Perikatan Nasional has implemented a significant restructuring of its top leadership positions, signalling fresh organisational momentum as the coalition prepares for critical state elections in Johor and Negeri Sembilan. PN chairman Datuk Seri Ir Dr Ahmad Samsuri Mokhtar announced that Datuk Dr Mohd Radzi Md Jidin, serving as Bersatu vice-president and PN election director, and Datuk Seri Mohamed Azmin Ali, holding the position of Bersatu secretary-general, have been terminated with immediate effect.
The reshuffle represents a substantial shake-up at the highest levels of the Islamist-led coalition. According to Ahmad Samsuri's statement, the restructuring was executed under constitutional powers vested in the party leadership, specifically invoking Clauses 8.3(V), (VI) and (VII) of the PN Constitution. This legal foundation underscores the formal nature of the changes and indicates they were not made hastily but rather drawn from the coalition's established governance framework.
Mohd Radzi's position as election director, a role critical to coordinating campaign strategies and electoral operations, has been filled by Kedah Menteri Besar Datuk Seri Muhammad Sanusi Md Nor. The appointment of a sitting state chief executive to this national electoral role reflects PN's confidence in Sanusi's capabilities and suggests the coalition intends to leverage his administrative experience and political standing for upcoming campaign efforts. Sanusi's elevation also carries symbolic weight within PAS, the largest component party in PN, given his prominence as a state leader.
Simultaneously, Muhammad Sanusi has relinquished his position as PN treasurer, a financial oversight role of considerable importance within any political coalition. Subramaniam Surunaryan assumes this treasury responsibility, representing a transition in how the coalition manages its fiscal affairs. The treasurer's role carries significant responsibility for fundraising, budget allocation, and financial compliance—dimensions crucial for any coalition operating at national scale.
Azmin's removal from his secretary-general post appears linked to constitutional compliance requirements. Ahmad Samsuri's statement explicitly noted that the deputy secretary-general was relieved of duties to satisfy PN Constitution provisions, suggesting the changes may reflect specific constitutional stipulations regarding overlapping or conflicting positions. This technical explanation indicates the restructuring addresses not merely personality considerations but rather structural governance issues within the coalition framework.
These leadership changes arrive at a consequential moment for PN's political trajectory. The coalition has faced internal strains, particularly following PAS's recent formal announcement ending all political cooperation with Bersatu, PN's largest non-PAS component party. That rupture between two founding PN members represents a significant fissure in the coalition's unity and raises questions about the coalition's internal cohesion going forward. The leadership restructuring may therefore represent an attempt to establish clearer command structures and prevent further fragmentation.
The timing relative to upcoming state elections in Johor and Negeri Sembilan carries strategic importance. Both states represent electoral battlegrounds where PN seeks to demonstrate electoral competitiveness against Barisan Nasional and Pakatan Harapan. Johor, Malaysia's second-largest state, remains politically critical; any PN gains there would signal broader appeal beyond its traditional Malay-Muslim base. The appointment of experienced leaders to electoral and organisational roles suggests PN intends these elections as testing grounds for its national viability.
Ahmad Samsuri indicated that an emergency Supreme Council meeting would convene shortly to further fortify the coalition's organisational structure. This proposed gathering of senior party figures hints at broader restructuring beyond the announced personnel changes. The Supreme Council meeting may address the PAS-Bersatu schism, clarify coalition principles, or establish new operational guidelines for component parties, representing an opportunity to reassert cohesion across PN's fractious membership.
For Malaysian political observers, these changes underscore the volatility and realignment characterising the post-2022 political landscape.
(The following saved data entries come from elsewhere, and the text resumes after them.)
@@ -1345,6 +1461,38 @@
     }
 
     f.ht.lap("prep enqueue");
+    unsigned n_pieces = 1;
+    const vsc_debug_params &dbg = ctx->dbg;
+    if (algo == VSC_ALGO_SEED && to_records && !keep_bases && ctx->stream2 && dbg.seed_pieces != 1 &&
+        (dbg.sort_optimistic == 1 || (dbg.sort_optimistic != 0 && genome->sort_slots_ok[m]))) {
+        const uint64_t region_est = std::max<uint64_t>(f.cap / f.n_parts * 2 / 3, (uint64_t)(seen_rate * std::min<uint32_t>(n_guides, kRegionReads)));
+        if (dbg.seed_pieces >= 2) n_pieces = std::min<unsigned>(dbg.seed_pieces, kMaxPieces);
+        else if (seed_shared && region_est >= kPiecesMinRegion) n_pieces = kPiecesDefault;
+    }
+    std::vector<uint32_t> piece_end(n_pieces, sa.n_chunks);
+    for (unsigned k = 0; k + 1 < n_pieces; ++k)
+        piece_end[k] = dbg.seed_pieces >= 2 ? (uint32_t)((uint64_t)sa.n_chunks * (k + 1) / n_pieces)
+                                            : (uint32_t)((double)sa.n_chunks * (kPiecesFirst + (1.0 - kPiecesFirst) * k / (n_pieces - 1)));
+    const uint32_t owners = sa.group_out ? (uint32_t)n_groups : (uint32_t)n_groups * kWavesPerGroup;
+    StreamsIdle idle{ctx, n_pieces > 1};
+    if (n_pieces > 1) {
+        sa.part_cap += (uint64_t)(n_pieces - 1) * owners * sa.reserve;
+        f.cap = sa.part_cap * f.n_parts;
+        while (ctx->piece_ev.size() < 3 * (size_t)n_pieces) {
+            hipEvent_t e = nullptr;
+            VSC_HIP(ctx, hipEventCreate(&e));
+            ctx->piece_ev.push_back(e);
+        }
+        if (!ctx->piece_snap) VSC_HIP(ctx, hipHostMalloc((void **)&ctx->piece_snap, kMaxPieces * kPieceSnapWords * sizeof(unsigned long long), hipHostMallocDefault));
+    }
+    auto piece_groups = [&](uint32_t len, uint32_t per_cu) {
+        const uint32_t n_grabs = (len + kSlicedGrab - 1) / kSlicedGrab;
+        const uint32_t n_waves_max = (uint32_t)ctx->n_cus * per_cu * kWavesPerGroup;
+        const uint32_t n_waves = std::max<uint32_t>(1, std::min<uint32_t>(n_waves_max, seed_shared ? n_grabs * kWavesPerGroup : n_grabs));
+        return std::min<int>(n_groups, (int)((n_waves + kWavesPerGroup - 1) / kWavesPerGroup));
+    };
+    const SortCaps caps = sort_caps(dbg);
+    PieceSort &ps = f.pieces;
     uint32_t list_total = 0;
     for (unsigned tries = 0;; ++tries) {
         if (algo == VSC_ALGO_SEED && (sa.part_cap >= (1ull << 32) - (1u << 20) || sa.part_cap >= ((uint64_t)sa.reserve << 20) - sa.reserve))
@@ -1364,9 +1512,62 @@
                 VSC_HIP(ctx, ctx->vals_a.ensure(f.cap * sizeof(uint32_t)));
                 sa.hit_side = (uint32_t *)ctx->vals_a.p;
             }
-            VSC_HIP(ctx, launch_seed_sliced(sa, n_groups, seed_shared, ctx->stream));
+            for (unsigned k = 0; k < n_pieces; ++k) {
+                sa.chunk_first = k ? piece_end[k - 1] : 0u;
+                sa.chunk_end = piece_end[k];
+                if (k) VSC_HIP(ctx, hipMemsetAsync((unsigned long long *)ctx->counters.p + kCursorBase, 0, kCursors * kCursorStride * sizeof(unsigned long long), ctx->stream));
+                const uint32_t per_cu = dbg.seed_groups_per_cu ? dbg.seed_groups_per_cu : (k ? kPiecesGroupsBeside : kSlicedWavesPerSimd);
+                VSC_HIP(ctx, launch_seed_sliced(sa, n_pieces > 1 ? piece_groups(sa.chunk_end - sa.chunk_first, per_cu) : n_groups, seed_shared, ctx->stream));
+                if (k + 1 < n_pieces) {
+                    VSC_HIP(ctx, hipMemcpyAsync(ctx->piece_snap + (size_t)k * kPieceSnapWords, ctx->counters.p, kPieceSnapWords * sizeof(unsigned long long),
+                                                hipMemcpyDeviceToHost, ctx->stream));
+                    VSC_HIP(ctx, hipEventRecord(ctx->piece_ev[3 * k], ctx->stream));
+                }
+            }
         }
         VSC_HIP(ctx, hipEventRecord(ctx->ev[2], ctx->stream));
+        ps = PieceSort{};
+        for (unsigned k = 0; k + 1 < n_pieces && !ps.declined; ++k) {
+            VSC_HIP(ctx, hipEventSynchronize(ctx->piece_ev[3 * k]));
+            const unsigned long long *snap = ctx->piece_snap + (size_t)k * kPieceSnapWords;
+            if (snap[kCntOverflow]) break;
+            std::vector<uint32_t> to(f.n_parts);
+            uint64_t n_max = 0, n_all = 0;
+            for (int q = 0; q < f.n_parts; ++q) {
+                to[q] = (uint32_t)snap[kCntPart + 4 * q];
+                n_max = std::max<uint64_t>(n_max, to[q]);
+                n_all += to[q];
+            }
+            if (!ps.active) {
+                if ((uint64_t)piece_end[k] * 4 < sa.n_chunks) continue;
+                const double scale = (double)sa.n_chunks / std::max<uint32_t>(1, piece_end[k]);
+                const unsigned bits = level_bits(caps, (uint64_t)(n_max * scale), f.key_bits, (size_t)f.n_parts);
+                if (!bits) continue;
+                const size_t n_bins = (size_t)f.n_parts << bits;
+                bool use_slots = true, slots_ok = true;
+                VSC_HIP(ctx, size_level1(ctx, caps, n_bins, (uint64_t)(n_all * scale), f.cap, false, 0, &ctx->keys_b, &slots_ok, use_slots));
+                if (!use_slots) {
+                    ps.declined = true;
+                    break;
+                }
+                VSC_HIP(ctx, ctx->sort_over.ensure(256 + n_bins * sizeof(SortSeg)));
+                VSC_HIP(ctx, ctx->sort_tabs.ensure(3 * n_bins * sizeof(uint32_t)));
+                VSC_HIP(ctx, hipMemsetAsync((uint32_t *)ctx->sort_tabs.p + n_bins, 0, n_bins * sizeof(uint32_t), ctx->stream2));
+                VSC_HIP(ctx, hipMemsetAsync((uint32_t *)ctx->sort_over.p + 2, 0, sizeof(uint32_t), ctx->stream2));
+                ps.active = true;
+                ps.bits = bits;
+                ps.part_cap = sa.part_cap;
+                ps.done.assign(f.n_parts, 0);
+                ps.first = k;
+            }
+            VSC_HIP(ctx, hipStreamWaitEvent(ctx->stream2, ctx->piece_ev[3 * k], 0));
+            VSC_HIP(ctx, hipEventRecord(ctx->piece_ev[3 * k + 1], ctx->stream2));
+            VSC_HIP(ctx, piece_partition(ctx, ps, k, sa.part_cap, to, (const uint64_t *)ctx->keys_a.p, (uint64_t *)ctx->keys_b.p,
+                                         kRecPosShift + f.pos_pad + f.key_bits - ps.bits, caps.slot_cap, true, ctx->stream2));
+            VSC_HIP(ctx, hipEventRecord(ctx->piece_ev[3 * k + 2], ctx->stream2));
+            ps.done = to;
+            ps.launched++;
+        }
         VSC_HIP(ctx, hipMemcpyAsync(cnt, ctx->counters.p, sizeof cnt, hipMemcpyDeviceToHost, ctx->stream));
         if (algo == VSC_ALGO_SEED)
             VSC_HIP(ctx, hipMemcpyAsync(&list_total, (const uint32_t *)ctx->seed_poff.p + kLists, sizeof list_total, hipMemcpyDeviceToHost, ctx->stream));
@@ -1374,16 +1575,19 @@
         f.ht.lap("search kernel + sync");
         t.passes++;
         if (!cnt[kCntOverflow]) break;
+        if (n_pieces > 1) VSC_HIP(ctx, hipStreamSynchronize(ctx->stream2));
+        ps = PieceSort{};
         if (tries >= 2) return fail(ctx, VSC_ERR_DEVICE, "vsc_search: hit buffer overflowed repeatedly");
         if (algo == VSC_ALGO_SEED) {
             uint64_t need = 0;
             for (int q = 0; q < f.n_parts; ++q) need = std::max<uint64_t>(need, cnt[kCntPart + 4 * q] + cnt[kCntPart + 4 * q + 2]);
-            sa.part_cap = need + (need >> 6) + 4096 + (uint64_t)(sa.group_out ? n_groups : n_groups * kWavesPerGroup) * sa.reserve;
+            sa.part_cap = need + (need >> 6) + 4096 + (uint64_t)n_pieces * owners * sa.reserve;
             f.cap = sa.part_cap * f.n_parts;
         } else {
             f.cap = cnt[kCntHits] + (cnt[kCntHits] >> 6) + 4096;
         }
     }
+    idle.armed = false;
     float ms = 0;
     VSC_HIP(ctx, hipEventElapsedTime(&ms, ctx->ev[0], ctx->ev[7]));
     t.prep_ms += ms;
@@ -1408,7 +1612,7 @@
         for (int q = 0; q < f.n_parts; ++q) {
             const uint64_t placed = cnt[kCntPart + 4 * q], real = placed - cnt[kCntPart + 4 * q + 1];
             fullest = std::max(fullest, (double)placed / std::min<uint32_t>(kRegionReads, n_guides - (uint32_t)q * kRegionReads));
-            if (placed) f.segs.push_back(SortSeg{(uint64_t)q * sa.part_cap, (uint64_t)q * sa.part_cap, f.n, (uint32_t)placed,
+            if (placed || ps.active) f.segs.push_back(SortSeg{(uint64_t)q * sa.part_cap, (uint64_t)q * sa.part_cap, f.n, (uint32_t)placed,
                                                  guide_base + (uint32_t)q * kRegionReads});
             f.n += real;
         }
@@ -1435,6 +1639,7 @@
 int sort_pass(vsc_ctx *ctx, const vsc_genome *genome, PassFound &f, vsc_hits *hits, uint64_t used, uint64_t projected, vsc_timing &t)
 {
     SortInfo info;
+    StreamsIdle idle{ctx, f.pieces.active};
     if (f.n > 0) {
         uint64_t *src = (uint64_t *)ctx->keys_a.p, *other = nullptr;
         if (f.algo == VSC_ALGO_SCAN && !f.selected) {
@@ -1499,7 +1704,7 @@
             rows.rows_first = used;
         }
         VSC_HIP(ctx, bin_sort(ctx, genome, std::move(f.segs), src, other, f.key_bits, f.pos_pad, f.pos_base, hits->d_records, ctx->ev[3],
-                              &info, f.algo == VSC_ALGO_SEED || f.selected ? &ctx->keys_b : nullptr, slots, f.bases ? &rows : nullptr));
+                              &info, f.algo == VSC_ALGO_SEED || f.selected ? &ctx->keys_b : nullptr, slots, f.bases ? &rows : nullptr, &f.pieces));
     } else {
         VSC_HIP(ctx, hipEventRecord(ctx->ev[3], ctx->stream));
     }
@@ -1507,6 +1712,10 @@
     float ms = 0;
     VSC_HIP(ctx, hipEventElapsedTime(&ms, ctx->ev[2], ctx->ev[3]));
     t.sort_ms += ms;
+    for (unsigned k = f.pieces.first; f.pieces.active && k < f.pieces.first + f.pieces.launched; ++k) {
+        VSC_HIP(ctx, hipEventElapsedTime(&ms, ctx->piece_ev[3 * k + 1], ctx->piece_ev[3 * k + 2]));
+        t.sort_ms += ms;
+    }
     t.sort_levels = std::max(t.sort_levels, info.levels);
     t.sort_bin_bits = std::max(t.sort_bin_bits, info.bin_bits);
     t.sort_bytes += info.bytes;
@@ -1715,7 +1924,7 @@
         if (!hits) return fail(ctx, VSC_ERR_NOMEM, (std::string(who) + ": out of host memory").c_str());
         hits->ctx = ctx;
         PassFound f;
-        int prc = find_pass(ctx, genome, guides + first, count, first, params, rows && t.algorithm == VSC_ALGO_SEED, t, f);
+        int prc = find_pass(ctx, genome, guides + first, count, first, params, rows && t.algorithm == VSC_ALGO_SEED, t, f, !rows);
         if (prc == VSC_OK) prc = sort_pass(ctx, genome, f, hits, 0, 0, t);
         if (prc == VSC_OK) {
             hits->n = f.n;
@@ -1754,7 +1963,7 @@
         const uint32_t count = std::min<uint32_t>(kMaxPassReads, n_guides - first);
         const uint64_t projected = first ? (uint64_t)((double)used / first * n_guides * 1.02) + 4096 : 0;
         PassFound f;
-        int prc = find_pass(ctx, genome, guides + first, count, first, params, false, t, f);
+        int prc = find_pass(ctx, genome, guides + first, count, first, params, false, t, f, true);
         if (prc == VSC_OK) prc = sort_pass(ctx, genome, f, hits, used, projected, t);
         if (prc != VSC_OK) {
             vsc_hits_free(hits);
diff --git a/varscot_amd/csrc/vsc_internal.h b/varscot_amd/csrc/vsc_internal.h
--- a/varscot_amd/csrc/vsc_internal.h
+++ b/varscot_amd/csrc/vsc_internal.h
@@ -69,6 +69,8 @@
 constexpr int kSortThreads = 512;
 constexpr int kSortItems = 16;
 constexpr int kSortTile = kSortThreads * kSortItems;
+constexpr int kSortThreadsSmall = 256;
+constexpr int kSortTileSmall = kSortThreadsSmall * kSortItems;
 constexpr int kFinThreads = 512;
 constexpr int kFinItems = 16;
 constexpr int kSortCap = kFinThreads * kFinItems - 128;
@@ -128,6 +130,7 @@
     uint32_t xcd_tiles;
     uint32_t slot_cap;
     uint32_t *overflow;
+    uint32_t tile_records;
 };
 
 struct FinArgs {
@@ -189,6 +192,7 @@
     const uint32_t *edge_bits;
     const uint2 *guides;
     uint32_t n_chunks;
+    uint32_t chunk_first, chunk_end;
     const uint32_t *poff;
     uint32_t max_mm, k_half;
     uint32_t k_seg0, k_seg1;
diff --git a/varscot_amd/csrc/vsc_objects.h b/varscot_amd/csrc/vsc_objects.h
--- a/varscot_amd/csrc/vsc_objects.h
+++ b/varscot_amd/csrc/vsc_objects.h
@@ -35,6 +35,10 @@
     }
 };
 
+constexpr unsigned kMaxPieces = 64;
+constexpr size_t kPieceSnapWords = kCntPart + 4 * kParts;
+constexpr size_t kPieceTabBytes = (kParts * sizeof(SortSeg) + (kParts + 1) * sizeof(uint32_t) + 255) / 256 * 256;
+
 inline vsc_debug_params default_debug_params()
 {
     vsc_debug_params d{};
@@ -58,6 +62,12 @@
     hipStream_t stream = nullptr;
     bool own_stream = false;
     hipEvent_t ev[8] = {nullptr, nullptr, nullptr, nullptr, nullptr, nullptr, nullptr, nullptr};
+    hipStream_t stream2 = nullptr;
+    std::vector<hipEvent_t> piece_ev;
+    unsigned long long *piece_snap = nullptr;
+    vsc::DeviceBuf piece_tabs;
+    std::vector<std::vector<vsc::SortSeg>> piece_segs;
+    std::vector<std::vector<uint32_t>> piece_tile0;
     std::string err;
     vsc_timing timing{};
     vsc_debug_params dbg = vsc::default_debug_params();
diff --git a/varscot_amd/csrc/vsc_seed.hip b/varscot_amd/csrc/vsc_seed.hip
--- a/varscot_amd/csrc/vsc_seed.hip
+++ b/varscot_amd/csrc/vsc_seed.hip
@@ -629,7 +629,7 @@
     const uint32_t lane_tag = w.lane << kTokLaneShift;
     unsigned long long pairs = 0, visited = 0;
 
-    const uint32_t slice_len = (a.n_chunks + kCursors - 1) / kCursors;
+    const uint32_t slice_len = (a.chunk_end - a.chunk_first + kCursors - 1) / kCursors;
     uint32_t slice = uniform((kShared ? blockIdx.x : blockIdx.x * kWavesPerGroup + wave) % kCursors), exhausted = 0;
     const uint32_t wave_u = uniform(wave);
     for (uint32_t iter = 0;; ++iter) {
@@ -643,7 +643,7 @@
             off = (uint32_t)atomicAdd(&a.counters[kCursorBase + slice * kCursorStride], (unsigned long long)kSlicedGrab);
         }
         off = uniform(off);
-        const uint32_t slice_begin = slice * slice_len, slice_end = min(slice_begin + slice_len, a.n_chunks);
+        const uint32_t slice_begin = a.chunk_first + slice * slice_len, slice_end = min(slice_begin + slice_len, a.chunk_end);
         if (slice_begin + off >= slice_end) {
             if (++exhausted == (uint32_t)kCursors) break;
             slice = (slice + 1) % kCursors;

PN emerged as a significant bloc following the 2022 general election, yet internal contradictions—particularly between PAS's Islamist ideological framework and Bersatu's more pragmatic positioning—have created recurring tensions. Personnel changes at the national level may temporarily address symptoms, but deeper structural questions about PN's long-term viability as a cohesive coalition unit remain unresolved.
The broader implications for Southeast Asian observers merit consideration. Malaysia's coalition politics remain fluid, with multiple blocs competing for dominance. PN's apparent strengthening of its national machinery, despite internal divisions, indicates the coalition intends serious challenge to established political arrangements. How these leadership changes translate into electoral performance in the coming state elections will provide important indicators of PN's capacity to consolidate support and function as a unified political force.
From the perspective of Malaysian voters and political commentators, these restructuring moves suggest PN leadership recognises the necessity for organisational discipline and clearer hierarchical arrangements. Whether such administrative adjustments sufficiently address the coalition's underlying political contradictions—particularly its capacity to bridge PAS's Islamic platform with other component parties' constituencies—remains to be tested through electoral results and sustained governance cooperation in coming months.